Another option I came up with is to write out to a delimited file as my target and then read each row back in as a single column. In my real-world scenario, I am trying end of with a target table that has a single column that holds a pipe-delimited string of several columns from a source table (ex. if middle name missing, ...|somevalue|john||smith|anothervalue|...). Creating a pipe delimited target sidesteps the null issue (no longer concatenating values) and having to learn / write in a language I don't know yet, but of course comes at the cost of passing through a set of data two times instead of once. The performance cost may be acceptable if it minimizes the maintenance cost of supporting the flows.
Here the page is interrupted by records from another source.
__global__ void __launch_bounds__(SMB_THREADS, 1) sample_bucket_kernel(const SampleJob* __restrict__ jobs) {
  const SampleJob& job = jobs[blockIdx.y];
  if (!job.active) return;
  extern __shared__ __align__(16) unsigned char smem_raw[];
  uint32_t* table = reinterpret_cast<uint32_t*>(smem_raw);
  uint32_t* wbm = table + SMP_BW;
  __shared__ unsigned int ticket_s, sh[SMB_THREADS / 32];
  __shared__ unsigned long long carry_s;
  const int tid = threadIdx.x;
  if (job.post == 1 && blockIdx.x == 0)
    for (int i = tid; i < job.n_points; i += SMB_THREADS) job.flags[i] = 0;
  if (job.identity) return;
  const uint32_t n = (uint32_t)job.n;
  const FastMod fm = make_fastmod(n);
  ListPlan plan;
  const bool list_mode = job.blist != nullptr && sample_list_plan(job.n, job.max_draws, job.blist_cap, plan);
  const bool lists = list_mode && __ldcg(job.bcount + SMP_MAX_LIST_BUCKETS) == 0u;
  const unsigned int n_buckets = lists ? plan.n_buckets : (n + SMP_BW - 1) / SMP_BW;
  if (blockIdx.x >= n_buckets) return;
  const unsigned int n_workers = min(gridDim.x, n_buckets);
  const unsigned long long max_draws = job.max_draws;
  const unsigned long long nblocks = (max_draws + 3) >> 2;
  const bool cached = job.draws != nullptr && max_draws <= job.draws_cap;
  const uint4* __restrict__ dv = reinterpret_cast<const uint4*>(job.draws);
  uint32_t* __restrict__ accept = job.first;
  uint32_t* __restrict__ vbits = (job.post == 1) ? job.vbits : nullptr;
  auto draws_of = [&](uint32_t q) -> uint4 {
    if (cached) return __ldcg(dv + q);
    const Philox4 o = philox4x32_10(job.seed, job.domain, job.event, q);
    return make_uint4(draw_value(o.w[0], fm), draw_value(o.w[1], fm), draw_value(o.w[2], fm), draw_value(o.w[3], fm));
  };
  if (lists && plan.wide) {
    const uint2* __restrict__ lists2 = reinterpret_cast<const uint2*>(job.blist);
    for (uint32_t i = tid; i < plan.width; i += SMB_THREADS) table[i] = 0xFFFFFFFFu;
    for (unsigned int b = blockIdx.x; b < n_buckets; b += gridDim.x) {
      const uint2* __restrict__ list = lists2 + (unsigned long long)b * plan.cap_b;
      const uint32_t cnt = __ldcg(job.bcount + b);
      if (vbits)
        for (uint32_t i = tid; i < (plan.width >> 5); i += SMB_THREADS) wbm[i] = 0u;
      __syncthreads();
      for (uint32_t i = tid; i < cnt; i += SMB_THREADS) {
        const uint2 e = __ldcg(list + i);
        atomicMin(&table[e.x], e.y);
      }
      __syncthreads();
      const uint32_t lo_b = b * plan.width;
      for (uint32_t i = tid; i < cnt; i += SMB_THREADS) {
        const uint2 e = __ldcg(list + i);
        if (table[e.x] == e.y) {
          atomicOr(&accept[e.y >> 5], 1u << (e.y & 31));
          if (vbits) atomicOr(&wbm[e.x >> 5], 1u << (e.x & 31u));
        }
      }
      __syncthreads();
      if (vbits)
        for (uint32_t i = tid; i < (plan.width >> 5); i += SMB_THREADS)
          if (wbm[i] && ((unsigned long long)lo_b + 32ull * i) < job.n) vbits[(lo_b >> 5) + i] = wbm[i];
// ... 122 lines not shown
    if (vbits) {
      __syncthreads();
      for (uint32_t i = tid; i < ((width + 31u) >> 5); i += SMB_THREADS)
        if (wbm[i]) vbits[(lo >> 5) + i] = wbm[i];
    }
  }
  }
  __threadfence();
  __syncthreads();
  if (tid == 0) ticket_s = atomicAdd(job.ticket, 1u);
  __syncthreads();
  if (ticket_s != n_workers - 1) return;
  __threadfence();
  if (tid == 0) {
    carry_s = 0ull;
    *job.ticket = 0u;
    if (job.blist != nullptr) job.bcount[SMP_MAX_LIST_BUCKETS] = 0u;
  }
  __syncthreads();
  const unsigned long long nchunks = (max_draws + SMP_CHUNK - 1) / SMP_CHUNK;
  constexpr int WPC = SMP_CHUNK / 32;
  const unsigned long long nwords = (max_draws + 31) >> 5;
  for (unsigned long long c0 = 0; c0 < nchunks; c0 += SMB_THREADS) {
    const unsigned long long ch = c0 + tid;
    unsigned int v = 0;
    if (ch < nchunks)
      for (int w = 0; w < WPC; ++w) {
        const unsigned long long wi = ch * WPC + w;
        if (wi < nwords) v += __popc(__ldcg(accept + wi));
      }
    const int lane = tid & 31, wid = tid >> 5;
    unsigned int incl = v;
#pragma unroll
    for (int o = 1; o < 32; o <<= 1) {
      const unsigned int t = __shfl_up_sync(0xffffffffu, incl, o);
      if (lane >= o) incl += t;
    }
    if (lane == 31) sh[wid] = incl;
    __syncthreads();
    unsigned int wbase = 0;
#pragma unroll
    for (int w = 0; w < SMB_THREADS / 32; ++w)
      if (w < wid) wbase += sh[w];
    const unsigned long long carry = carry_s;
    if (ch < nchunks) job.chunk_prefix[ch] = carry + wbase + (incl - v);
    __syncthreads();
    if (tid == SMB_THREADS - 1) carry_s = carry + wbase + incl;
    __syncthreads();
  }
  if (tid == 0 && carry_s < job.count && job.status) job.status[0] = 0ull;
}

template <class F>
__global__ void __launch_bounds__(SMP_THREADS) sample_emit_kernel(const SampleJob* __restrict__ jobs) {
  const SampleJob& job = jobs[blockIdx.y];
  if (!job.active) return;
  __shared__ unsigned int sh[SMP_THREADS / 32];
  const int tid = threadIdx.x, lane = tid & 31, wid = tid >> 5;
  const unsigned long long count = job.count;
  uint32_t* __restrict__ out = job.out;
  if (job.identity) {
    for (unsigned long long r = (unsigned long long)blockIdx.x * SMP_THREADS + tid; r < count;
         r += (unsigned long long)gridDim.x * SMP_THREADS) {
      out[r] = (uint32_t)r;
      if (job.post == 1) {
        const uint2 e = F::load(job.edges, r);
        job.flags[e.x] = 1;
        job.flags[e.y] = 1;
      } else if (job.post == 2) {
        job.gathered[r] = F::load(job.edges, job.via[r]);
      }
    }
    if (blockIdx.x == 0 && tid == 0 && job.status) job.status[0] = 1ull;
    return;
  }
  const FastMod fm = make_fastmod((uint32_t)job.n);
  const unsigned long long max_draws = job.max_draws;
  const unsigned long long nchunks = (max_draws + SMP_CHUNK - 1) / SMP_CHUNK;
  const unsigned long long nwords = (max_draws + 31) >> 5;
  const bool cached = job.draws != nullptr && max_draws <= job.draws_cap;
  uint32_t* __restrict__ accept = job.first;
  for (unsigned long long ch = blockIdx.x; ch < nchunks; ch += gridDim.x) {
    const unsigned long long q = ch * SMP_THREADS + tid;
    const unsigned long long wi = q >> 3;
    const uint32_t word = (wi < nwords) ? __ldcg(accept + wi) : 0u;
    const uint32_t bits = (word >> ((q & 7) << 2)) & 0xFu;
    const unsigned int c = __popc(bits);
    unsigned int incl = c;
#pragma unroll
    for (int o = 1; o < 32; o <<= 1) {
      const unsigned int t = __shfl_up_sync(0xffffffffu, incl, o);
      if (lane >= o) incl += t;
    }
    if (lane == 31) sh[wid] = incl;
    __syncthreads();
    unsigned int wbase = 0;
#pragma unroll
    for (int w = 0; w < SMP_THREADS / 32; ++w)
      if (w < wid) wbase += sh[w];
    if ((q & 7) == 0 && wi < nwords && word != 0u) accept[wi] = 0u;
    unsigned long long rank = job.chunk_prefix[ch] + wbase + (incl - c);
    if (bits) {
      uint32_t vv[4];
      if (cached) {
        const uint4 d4 = __ldcg(reinterpret_cast<const uint4*>(job.draws) + q);
        vv[0] = d4.x; vv[1] = d4.y; vv[2] = d4.z; vv[3] = d4.w;
      } else {
        const Philox4 o = philox4x32_10(job.seed, job.domain, job.event, q);
#pragma unroll
        for (int l = 0; l < 4; ++l) vv[l] = draw_value(o.w[l], fm);
      }
#pragma unroll
      for (int l = 0; l < 4; ++l) {
        if ((bits >> l) & 1u) {
          if (rank < count) {
            const uint32_t v = vv[l];
            out[rank] = v;
            if (job.post == 1 && !job.vbits) {
              const uint2 e = F::load(job.edges, v);
              job.flags[e.x] = 1;
              job.flags[e.y] = 1;
            } else if (job.post == 2) {
              const uint2 e = F::load(job.edges, job.via[v]);
              job.gathered[rank] = e;
              if (job.lv_out && rank < job.lv_cap) {
                const double2* pa = reinterpret_cast<const double2*>(job.pts8 + 8 * (size_t)e.x);
                const double2* pb = reinterpret_cast<const double2*>(job.pts8 + 8 * (size_t)e.y);
                const double2 a0 = __ldg(pa), a1 = __ldg(pa + 1), a2 = __ldg(pa + 2);
                const double2 b0 = __ldg(pb), b1 = __ldg(pb + 1), b2 = __ldg(pb + 2);
                double* __restrict__ o = job.lv_out + rank;
                const size_t st = (size_t)job.lv_cap;
                __stcg(o, b0.x - a0.x);
                __stcg(o + st, b0.y - a0.y);
                __stcg(o + 2 * st, b1.x - a1.x);
                __stcg(o + 3 * st, b1.y - a1.y);
                __stcg(o + 4 * st, b2.x - a2.x);
                __stcg(o + 5 * st, b2.y - a2.y);
              }
            }
            if (rank == count - 1 && job.status) job.status[0] = (q << 2) + l + 1;
          } else if (job.post == 1 && job.vbits) {
            atomicAnd(&job.vbits[vv[l] >> 5], ~(1u << (vv[l] & 31u)));
          }
          ++rank;
        }
      }
    }
    __syncthreads();
  }
}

Thanks again for any ideas, directions, and insight.


WebFOCUS Release 82; DataMigrator Release 7707
April 11, 2019, 02:24 PM
dbeagan
You could have:
 
 DEFINE FUNCTION concatnull(s1/A100,s2/A100,s3/A100)
 S1/A100V = IF s1 EQ MISSING THEN ' ' ELSE s1;
 S2/A100V = IF s2 EQ MISSING THEN ' ' ELSE s2;
 S3/A100V = IF s3 EQ MISSING THEN ' ' ELSE s3;
 concatnull/A300V = LTRIM(RTRIM(S1 || S2 || S3)) ;
 END
 
in your edasprof.prf or other commonly executed place.

Then you could use it, for example:
 
 TABLE FILE systable
 PRINT
 COMPUTE i/I9 = i + 1;
 -* Make up some null/missing values to test with.
 COMPUTE NAMEN/A128    MISSING ON = IF i EQ 1 THEN MISSING ELSE NAME;
 COMPUTE TYPEN/A128    MISSING ON = IF i EQ 2 THEN MISSING ELSE TYPE;
 COMPUTE CREATORN/A512 MISSING ON = IF i EQ 3 THEN MISSING ELSE CREATOR;
 COMPUTE TESTCONCAT/A50 = concatnull(NAMEN, TYPEN, CREATORN) ;
 WHERE READLIMIT IS 4
 END  



WebFOCUS 8.2.06
April 12, 2019, 08:29 AM
jgelona
Scott, actually there are 2 SET options, NODATA and HNODATA. By default, in an alpha format hold file, if the source field is null FOCUS use a period to represent a null/missing data value. NODATA and HNODATA allow you to override that. Here's a link to the 8.2.01 SET commands.

8.2.01 SET Parameter Syntax

Note: IBI is notorious for having undocumented SET commands, so this may not be a complete list.

This message has been edited. Last edited by: jgelona,


In FOCUS since 1985. Prod WF 8.0.08 (z90/Suse Linux) DB (Oracle 11g), Self Serv, Report Caster, WebServer Intel/Linux.